## PROBLEM REQUIREMENTS
Copy word for word the lines from the start of the records through the line that contains "bool convT_bwd_fused_served(const BnGeom&", both included.

Records from a data collection
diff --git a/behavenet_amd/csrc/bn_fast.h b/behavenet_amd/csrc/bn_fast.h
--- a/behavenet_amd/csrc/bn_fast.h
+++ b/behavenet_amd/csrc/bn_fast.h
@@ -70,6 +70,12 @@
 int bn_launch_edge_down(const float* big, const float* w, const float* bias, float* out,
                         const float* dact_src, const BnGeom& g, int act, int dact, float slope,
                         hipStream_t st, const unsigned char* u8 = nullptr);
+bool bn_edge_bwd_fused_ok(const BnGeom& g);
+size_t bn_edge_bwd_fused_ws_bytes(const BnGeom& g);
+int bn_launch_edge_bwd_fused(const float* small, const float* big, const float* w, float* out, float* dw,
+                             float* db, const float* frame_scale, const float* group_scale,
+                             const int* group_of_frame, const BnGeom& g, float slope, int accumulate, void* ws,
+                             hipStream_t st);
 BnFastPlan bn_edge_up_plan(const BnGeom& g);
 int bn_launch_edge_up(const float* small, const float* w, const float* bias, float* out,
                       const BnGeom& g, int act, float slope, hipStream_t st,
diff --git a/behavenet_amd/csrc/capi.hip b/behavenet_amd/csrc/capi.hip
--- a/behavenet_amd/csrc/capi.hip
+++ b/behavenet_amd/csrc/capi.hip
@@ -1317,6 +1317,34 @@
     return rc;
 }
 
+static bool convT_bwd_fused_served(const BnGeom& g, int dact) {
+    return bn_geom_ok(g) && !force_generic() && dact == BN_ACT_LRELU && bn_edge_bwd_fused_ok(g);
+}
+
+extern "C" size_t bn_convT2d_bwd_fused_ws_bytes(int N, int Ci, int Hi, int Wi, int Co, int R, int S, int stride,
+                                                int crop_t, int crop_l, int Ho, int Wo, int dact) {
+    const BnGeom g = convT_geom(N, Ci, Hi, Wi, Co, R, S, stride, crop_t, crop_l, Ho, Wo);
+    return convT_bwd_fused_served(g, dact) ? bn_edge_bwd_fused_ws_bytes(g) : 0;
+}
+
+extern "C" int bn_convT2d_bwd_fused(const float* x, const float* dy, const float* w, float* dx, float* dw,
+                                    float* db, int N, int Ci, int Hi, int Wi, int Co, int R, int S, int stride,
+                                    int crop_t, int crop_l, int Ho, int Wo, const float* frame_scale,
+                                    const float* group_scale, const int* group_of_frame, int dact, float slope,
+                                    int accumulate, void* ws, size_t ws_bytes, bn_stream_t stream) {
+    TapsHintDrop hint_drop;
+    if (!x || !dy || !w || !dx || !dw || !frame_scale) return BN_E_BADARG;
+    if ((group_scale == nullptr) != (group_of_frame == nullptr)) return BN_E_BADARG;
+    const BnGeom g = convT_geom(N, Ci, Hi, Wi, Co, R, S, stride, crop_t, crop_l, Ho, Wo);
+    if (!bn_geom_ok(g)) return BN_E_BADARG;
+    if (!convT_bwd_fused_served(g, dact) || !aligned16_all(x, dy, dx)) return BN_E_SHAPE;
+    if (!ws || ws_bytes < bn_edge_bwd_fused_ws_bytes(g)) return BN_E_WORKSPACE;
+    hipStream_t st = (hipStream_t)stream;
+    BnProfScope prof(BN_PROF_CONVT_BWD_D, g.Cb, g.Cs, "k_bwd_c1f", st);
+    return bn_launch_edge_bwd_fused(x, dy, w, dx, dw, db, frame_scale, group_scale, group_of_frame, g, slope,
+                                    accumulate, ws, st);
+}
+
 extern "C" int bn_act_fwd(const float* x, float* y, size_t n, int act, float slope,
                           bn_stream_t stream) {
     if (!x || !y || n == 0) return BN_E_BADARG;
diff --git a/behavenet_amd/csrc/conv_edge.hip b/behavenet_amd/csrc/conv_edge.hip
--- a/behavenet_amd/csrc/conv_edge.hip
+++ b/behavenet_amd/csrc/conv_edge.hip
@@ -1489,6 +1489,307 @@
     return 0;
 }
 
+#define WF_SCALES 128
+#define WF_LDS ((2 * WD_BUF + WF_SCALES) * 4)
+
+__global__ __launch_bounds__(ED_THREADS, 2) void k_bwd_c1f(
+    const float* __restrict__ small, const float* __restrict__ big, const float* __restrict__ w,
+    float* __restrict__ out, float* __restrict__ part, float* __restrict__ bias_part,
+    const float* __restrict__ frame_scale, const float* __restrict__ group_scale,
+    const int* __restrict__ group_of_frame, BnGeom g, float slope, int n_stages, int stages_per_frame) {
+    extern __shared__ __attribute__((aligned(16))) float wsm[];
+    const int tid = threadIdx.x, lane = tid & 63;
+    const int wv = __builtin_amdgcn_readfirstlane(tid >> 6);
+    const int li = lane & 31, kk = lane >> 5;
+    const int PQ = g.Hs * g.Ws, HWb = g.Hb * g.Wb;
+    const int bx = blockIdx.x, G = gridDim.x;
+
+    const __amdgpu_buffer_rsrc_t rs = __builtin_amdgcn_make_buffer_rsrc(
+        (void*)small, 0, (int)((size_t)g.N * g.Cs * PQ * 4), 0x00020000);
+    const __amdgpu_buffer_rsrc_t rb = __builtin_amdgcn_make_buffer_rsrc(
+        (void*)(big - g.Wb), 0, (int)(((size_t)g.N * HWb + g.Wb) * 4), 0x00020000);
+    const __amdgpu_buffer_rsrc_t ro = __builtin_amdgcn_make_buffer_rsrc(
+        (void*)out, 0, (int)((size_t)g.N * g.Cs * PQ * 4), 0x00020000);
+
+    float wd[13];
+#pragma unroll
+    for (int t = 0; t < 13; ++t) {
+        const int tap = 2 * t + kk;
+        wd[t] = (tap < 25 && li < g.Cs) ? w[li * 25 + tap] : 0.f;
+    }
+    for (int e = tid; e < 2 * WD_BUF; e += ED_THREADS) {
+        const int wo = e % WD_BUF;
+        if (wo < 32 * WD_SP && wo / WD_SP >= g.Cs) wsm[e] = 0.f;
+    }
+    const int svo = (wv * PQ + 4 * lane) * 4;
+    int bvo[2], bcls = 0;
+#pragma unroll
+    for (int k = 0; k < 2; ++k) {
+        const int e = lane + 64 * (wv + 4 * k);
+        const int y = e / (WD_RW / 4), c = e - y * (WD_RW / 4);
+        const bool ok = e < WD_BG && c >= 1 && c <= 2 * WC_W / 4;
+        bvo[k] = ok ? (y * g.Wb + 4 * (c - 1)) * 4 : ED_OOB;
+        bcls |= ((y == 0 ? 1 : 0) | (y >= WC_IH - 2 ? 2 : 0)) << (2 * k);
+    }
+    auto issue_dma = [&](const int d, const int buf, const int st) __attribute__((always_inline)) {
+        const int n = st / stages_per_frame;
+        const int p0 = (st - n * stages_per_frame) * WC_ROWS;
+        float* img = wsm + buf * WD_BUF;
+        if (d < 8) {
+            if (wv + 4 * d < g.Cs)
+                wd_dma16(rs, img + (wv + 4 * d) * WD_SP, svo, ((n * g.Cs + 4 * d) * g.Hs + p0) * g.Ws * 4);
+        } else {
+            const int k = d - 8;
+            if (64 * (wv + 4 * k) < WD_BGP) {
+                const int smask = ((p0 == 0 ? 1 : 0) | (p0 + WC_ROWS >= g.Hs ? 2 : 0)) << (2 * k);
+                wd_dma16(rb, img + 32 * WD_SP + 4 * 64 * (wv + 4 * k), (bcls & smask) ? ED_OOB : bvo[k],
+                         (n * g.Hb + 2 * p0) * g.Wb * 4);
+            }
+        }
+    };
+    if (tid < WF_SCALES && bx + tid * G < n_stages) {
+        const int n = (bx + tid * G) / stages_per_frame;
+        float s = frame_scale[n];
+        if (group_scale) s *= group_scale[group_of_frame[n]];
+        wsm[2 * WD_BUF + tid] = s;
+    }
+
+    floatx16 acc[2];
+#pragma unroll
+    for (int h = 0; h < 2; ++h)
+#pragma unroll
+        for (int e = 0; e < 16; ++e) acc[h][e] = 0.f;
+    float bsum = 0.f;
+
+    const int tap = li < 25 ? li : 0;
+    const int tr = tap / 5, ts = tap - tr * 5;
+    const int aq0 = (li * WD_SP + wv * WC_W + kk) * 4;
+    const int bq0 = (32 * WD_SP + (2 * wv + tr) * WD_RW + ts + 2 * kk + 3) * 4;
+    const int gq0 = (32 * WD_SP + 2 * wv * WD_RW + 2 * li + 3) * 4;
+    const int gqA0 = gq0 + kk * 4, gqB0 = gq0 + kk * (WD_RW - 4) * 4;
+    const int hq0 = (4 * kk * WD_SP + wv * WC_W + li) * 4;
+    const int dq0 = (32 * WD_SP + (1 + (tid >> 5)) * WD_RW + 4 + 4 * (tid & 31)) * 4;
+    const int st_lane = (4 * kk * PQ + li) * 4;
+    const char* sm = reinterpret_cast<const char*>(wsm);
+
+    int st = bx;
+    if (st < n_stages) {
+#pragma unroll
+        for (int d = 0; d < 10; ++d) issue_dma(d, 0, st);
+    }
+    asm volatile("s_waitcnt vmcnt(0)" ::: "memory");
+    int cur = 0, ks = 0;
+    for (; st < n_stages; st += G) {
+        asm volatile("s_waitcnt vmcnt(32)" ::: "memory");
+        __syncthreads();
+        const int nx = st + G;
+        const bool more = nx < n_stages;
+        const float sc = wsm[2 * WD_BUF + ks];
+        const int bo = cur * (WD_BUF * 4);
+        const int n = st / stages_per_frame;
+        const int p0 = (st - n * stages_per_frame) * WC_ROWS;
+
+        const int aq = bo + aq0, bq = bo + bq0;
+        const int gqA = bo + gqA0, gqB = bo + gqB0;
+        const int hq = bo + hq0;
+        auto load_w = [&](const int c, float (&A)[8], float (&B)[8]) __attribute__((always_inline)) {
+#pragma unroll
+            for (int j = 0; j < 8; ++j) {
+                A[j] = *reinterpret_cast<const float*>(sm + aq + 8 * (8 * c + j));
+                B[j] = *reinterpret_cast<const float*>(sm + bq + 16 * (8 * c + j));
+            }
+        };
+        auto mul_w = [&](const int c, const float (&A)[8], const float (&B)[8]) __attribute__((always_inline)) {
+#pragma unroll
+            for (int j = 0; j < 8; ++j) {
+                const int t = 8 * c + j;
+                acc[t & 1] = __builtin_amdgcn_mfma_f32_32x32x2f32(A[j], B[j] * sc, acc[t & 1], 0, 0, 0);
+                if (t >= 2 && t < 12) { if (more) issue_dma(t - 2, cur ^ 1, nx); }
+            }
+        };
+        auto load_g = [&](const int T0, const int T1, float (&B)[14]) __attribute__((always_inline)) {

## EXERCISE OUTPUT
diff --git a/behavenet_amd/csrc/bn_fast.h b/behavenet_amd/csrc/bn_fast.h
--- a/behavenet_amd/csrc/bn_fast.h
+++ b/behavenet_amd/csrc/bn_fast.h
@@ -70,6 +70,12 @@
 int bn_launch_edge_down(const float* big, const float* w, const float* bias, float* out,
                         const float* dact_src, const BnGeom& g, int act, int dact, float slope,
                         hipStream_t st, const unsigned char* u8 = nullptr);
+bool bn_edge_bwd_fused_ok(const BnGeom& g);
+size_t bn_edge_bwd_fused_ws_bytes(const BnGeom& g);
+int bn_launch_edge_bwd_fused(const float* small, const float* big, const float* w, float* out, float* dw,
+                             float* db, const float* frame_scale, const float* group_scale,
+                             const int* group_of_frame, const BnGeom& g, float slope, int accumulate, void* ws,
+                             hipStream_t st);
 BnFastPlan bn_edge_up_plan(const BnGeom& g);
 int bn_launch_edge_up(const float* small, const float* w, const float* bias, float* out,
                       const BnGeom& g, int act, float slope, hipStream_t st,
diff --git a/behavenet_amd/csrc/capi.hip b/behavenet_amd/csrc/capi.hip
--- a/behavenet_amd/csrc/capi.hip
+++ b/behavenet_amd/csrc/capi.hip
@@ -1317,6 +1317,34 @@
     return rc;
 }
 
+static bool convT_bwd_fused_served(const BnGeom& g, int dact) {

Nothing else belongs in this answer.